In the 2012 National League Wild Card Game against the St. Louis Cardinals, Simmons hit an eighth-inning fly ball to left field that dropped in between Cardinals shortstop Pete Kozma and left fielder Matt Holliday. Simmons was believed by many to have been entitled to a single, but left field umpire Sam Holbrook cited the infield fly rule and called Simmons out. Angered Braves fans littered the field with trash, causing a 19-minute delay and a threatened forfeit. The Braves lost the game 6–3 and were eliminated.

Simmons had his first full season in 2013, playing in 157 games. He finished the 2013 season with the highest Defensive Runs Saved ever recorded in a year and received the Gold Glove, the Fielding Bible Award, and the Rawlings Platinum Glove Award for his defensive work that season.

On February 20, 2014, the Atlanta Braves signed Simmons to a seven-year deal worth $58 million. In 2014 he batted .244/.286/.331. At the end of the year, Simmons won the Gold Glove and Fielding Bible awards for his position.

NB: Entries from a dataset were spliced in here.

+template <int K, int DIL, bool SWAP>
+__device__ __forceinline__ void cp_contract(const float* pa0, const float* pa1, f32x4 (&wf)[cp_nf(K)], f32x4 (&acc)[4][2],
+                                            const float* __restrict__ WN, int r, int g) {
+  constexpr int GF = K / 3, TAIL = K % 3, KW = (K + 2) / 3 * 4 * CP_C;
+  const float* wn = WN;
+  if constexpr (SWAP) asm volatile("" : "+s"(wn));
+  auto refetch = [&](int q0, int q1) {
+    if constexpr (SWAP) {
+#pragma unroll
+      for (int q = q0; q < q1; ++q) wf[q] = *reinterpret_cast<const f32x4*>(wn + r * KW + cp_widx(K, q) * CP_C + 4 * g);
+      __builtin_amdgcn_sched_barrier(0);
+    }
+  };
+  auto rd = [&](const float* b, int j) -> f32x4 { return *reinterpret_cast<const f32x4*>(b + j * DIL * CP_LDA); };
+  auto mm = [&](int slot, int q, const f32x4 a0, const f32x4 a1) {
+#pragma unroll
+    for (int e = 0; e < 4; ++e) {
+      acc[slot][0] = __builtin_amdgcn_mfma_f32_16x16x4f32(wf[q][e], a0[e], acc[slot][0], 0, 0, 0);
+      acc[slot][1] = __builtin_amdgcn_mfma_f32_16x16x4f32(wf[q][e], a1[e], acc[slot][1], 0, 0, 0);
+    }
+  };
+  f32x4 x0a = rd(pa0, 0), x0b = rd(pa1, 0);
+#pragma unroll
+  for (int grp = 0; grp < GF; ++grp) {
+    const int j = 3 * grp;
+    const f32x4 x1a = rd(pa0, j + 1), x1b = rd(pa1, j + 1), x2a = rd(pa0, j + 2), x2b = rd(pa1, j + 2);
+    const f32x4 x3a = rd(pa0, j + 3), x3b = rd(pa1, j + 3);
+    mm(0, 4 * grp, x0a - x2a, x0b - x2b);
+    mm(1, 4 * grp + 1, x1a + x2a, x1b + x2b);
+    mm(2, 4 * grp + 2, x2a - x1a, x2b - x1b);
+    mm(3, 4 * grp + 3, x1a - x3a, x1b - x3b);
+    x0a = x3a; x0b = x3b;
+    refetch(4 * grp, 4 * grp + 4);
+  }
+  if constexpr (TAIL == 1) {
+    mm(0, 4 * GF, x0a, x0b);
+    mm(3, 4 * GF + 1, rd(pa0, 3 * GF + 1), rd(pa1, 3 * GF + 1));
+    refetch(4 * GF, 4 * GF + 2);
+  }
+  if constexpr (TAIL == 2) {
+    const f32x4 x1a = rd(pa0, 3 * GF + 1), x1b = rd(pa1, 3 * GF + 1), x2a = rd(pa0, 3 * GF + 2), x2b = rd(pa1, 3 * GF + 2);
+    mm(0, 4 * GF, x0a - x1a, x0b - x1b);
+    mm(1, 4 * GF + 1, x1a, x1b);
+    mm(3, 4 * GF + 2, x1a - x2a, x1b - x2b);
+    refetch(4 * GF, 4 * GF + 3);
+  }
+}
+
+template <int K, int DIL>
+__global__ __launch_bounds__(256, 3) void conv_c16w_pair_kernel(const GemmArgs p, const float* __restrict__ WW2, const float* __restrict__ b1) {
+#if __HIP_DEVICE_COMPILE__
+  static_assert(K == 7 || K == 11, "tail groups of one or two taps");
+  constexpr int LDA = CP_LDA, MIDR = cp_midr(DIL), BM = cp_bm(K, DIL), XR = cp_xr(K, DIL), NF = cp_nf(K);
+  constexpr int H2 = (K - 1) / 2, HX = H2 + DIL * (K - 1) / 2;
+  constexpr int NP = (XR * (CP_C / 4) + 255) / 256;
+  constexpr bool HOLD = K == 7;
+  static_assert(MIDR % (2 * DIL) == 0 && MIDR <= 256 && BM % 2 == 0, "whole pairs, two pair tiles per wave");
+  extern __shared__ __attribute__((aligned(16))) float smem[];
+  float* sA = smem;
+  float* sM = sA + XR * LDA;
+  int* s_blk = reinterpret_cast<int*>(sM + MIDR * LDA);
+
+  const int t = threadIdx.x, lane = t & 63;
+  const int wave = __builtin_amdgcn_readfirstlane(t >> 6);
+  const int r = lane & 15, g = lane >> 4;
+
+  SlabWalk<GemmArgs> w(p, s_blk, BM);
+  __syncthreads();
+  const int nblocks = w.nblocks();
+  const float slope = p.in_slope;
+
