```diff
@@ -1030,24 +1008,11 @@
         else v2d = interp_v2d<R>(cap[g][0], cap[g][1], ts_at(P, j2d), ts_at(P, j2d + 1), t2d);
         pass2d = v2d >= P.v_2d_thresh;
     }
-    const R thr = (R)P.v_thresh, band = sizeof(R) == 8 ? R(1e-9) : R(2e-3), margin = sizeof(R) == 8 ? R(1e-3) : R(1e-2);
+    const R thr = (R)P.v_thresh;
     auto scan = [&](const StepV &s) {
-        const R z = R(0.0);
-        const R up = (s.Q[0] > z ? s.Q[0] : z) + (s.Q[1] > z ? s.Q[1] : z) + (s.Q[2] > z ? s.Q[2] : z) + (s.Q[3] > z ? s.Q[3] : z);
-        const R ub = s.y0 + fabs(s.hh) * up;
-        if (ub < thr - margin) return;
+        if (dense_v_below<R>(s, thr)) return;
         const double rh = 1.0 / s.h64;
-        for (int i = s.i_lo; i < s.i_hi && !any15; ++i) {
-            const R x = (R)((ts_at(P, i) - s.t_old) * rh);
-            const R v_f = s.hh * (x * (s.Q[0] + x * (s.Q[1] + x * (s.Q[2] + x * s.Q[3])))) + s.y0;
-            bool hit = v_f >= thr + band;
-            const bool amb = !hit && v_f >= thr - band;
-            if (__ballot(amb)) {
-                asm volatile("" ::: "memory");
-                if (amb) hit = v_at(s, i) >= thr;
-            }
-            any15 = any15 || hit;
-        }
+        for (int i = s.i_lo; i < s.i_hi && !any15; ++i) any15 = any15 || dense_v_hit<R>(P, s, rh, thr, i);
     };
     if (pass2d) {
         if (has0) scan(s0);
```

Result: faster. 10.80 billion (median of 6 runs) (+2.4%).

In 2015 he batted .265/.321/.338. He had the lowest number of pitches per plate appearance in the major leagues (3.27).

===Los Angeles Angels===
On November 12, 2015, Simmons, along with catcher José Briceño, was traded to the Los Angeles Angels of Anaheim for Erick Aybar, Sean Newcomb and Chris Ellis. In a May 9, 2016, game against the Tampa Bay Rays, Simmons tore the ulnar collateral ligament of his left thumb and was placed on the disabled list. He was reactivated on June 16. For the season, he batted .281/.324/.366, and struck out in only 7.9% of his at bats. He received the Fielding Bible Award for the fourth straight year.

In 2017, Simmons hit .278/.331/.421 with 14 home runs and 69 RBIs, and had the lowest strikeout percentage of all major league baseball players (10.4%). Simmons finished 8th in the American League Most Valuable Player voting. He received his third Gold Glove Award as well in 2017. His Defensive Wins Above Replacement in 2017 was 5.0, third-highest of all time and highest since 1917.

In 2018, he batted .292/.337/.417 with 11 home runs and a career-high 75 RBIs, a major-league-leading 28 infield hits, had the lowest strikeout percentage of all major league baseball players (7.3%) for the second consecutive year, had the lowest number of pitches per plate appearance in the major leagues (3.30), and led the majors in pull percentage (51.0%). He also won a Gold Glove for the second consecutive season. As of 2018, he led the major leagues in career at bats per strikeout (10.32). He was placed on the disabled list on May 21, 2019, with an ankle injury.

On September 22, 2020, Simmons announced he was opting out of the remainder of the 2020 season. At the time of his opt-out, Simmons had slashed .297/.346/.356 with no home runs and 10 RBI. While he initially attributed the opt-out to concerns relating to the COVID-19 pandemic, Simmons later revealed in February 2021 that he opted-out due to depression and suicidal ideations.

=== Minnesota Twins ===
On January 31, 2021, Simmons signed a one-year, $10.5 million contract with the Minnesota Twins. Simmons finished the 2021 season with a .223 batting average, 3 home runs, 31 RBI, 1 stolen base, and a 57 OPS+, the lowest of his career.

===Chicago Cubs===
On March 15, 2022, Simmons signed a one-year, $4 million contract with the Chicago Cubs. In 34 games for Chicago, he batted .173/.244/.187 with no home runs, 7 RBI, and 4 stolen bases. Simmons was designated for assignment on August 6, and elected free agency the following day.

===Mumbai Cobras===
On October 23, 2023, Simmons was drafted in the first round by the Mumbai Cobras, with the 8th overall selection, of the Baseball United inaugural draft.

On December 26, 2023, Simmons announced his retirement from professional baseball.

Despite his retirement, on January 13, 2024, Simmons was announced as part of the Curaçao Suns roster that would represent Curaçao in the 2024 Caribbean Series in Miami.

===Dorados de Chihuahua===
On January 12, 2025, Simmons came out of retirement and signed with the Dorados de Chihuahua of the Mexican League. In 87 appearances for the Dorados, he hit .324/.367/.444 with four home runs, 54 RBI, and 10 stolen bases.

==International career==

===World Baseball Classic===
Simmons represented the Netherlands national team at the 2013 World Baseball Classic, 2017 World Baseball Classic., and 2023 World Baseball Classic.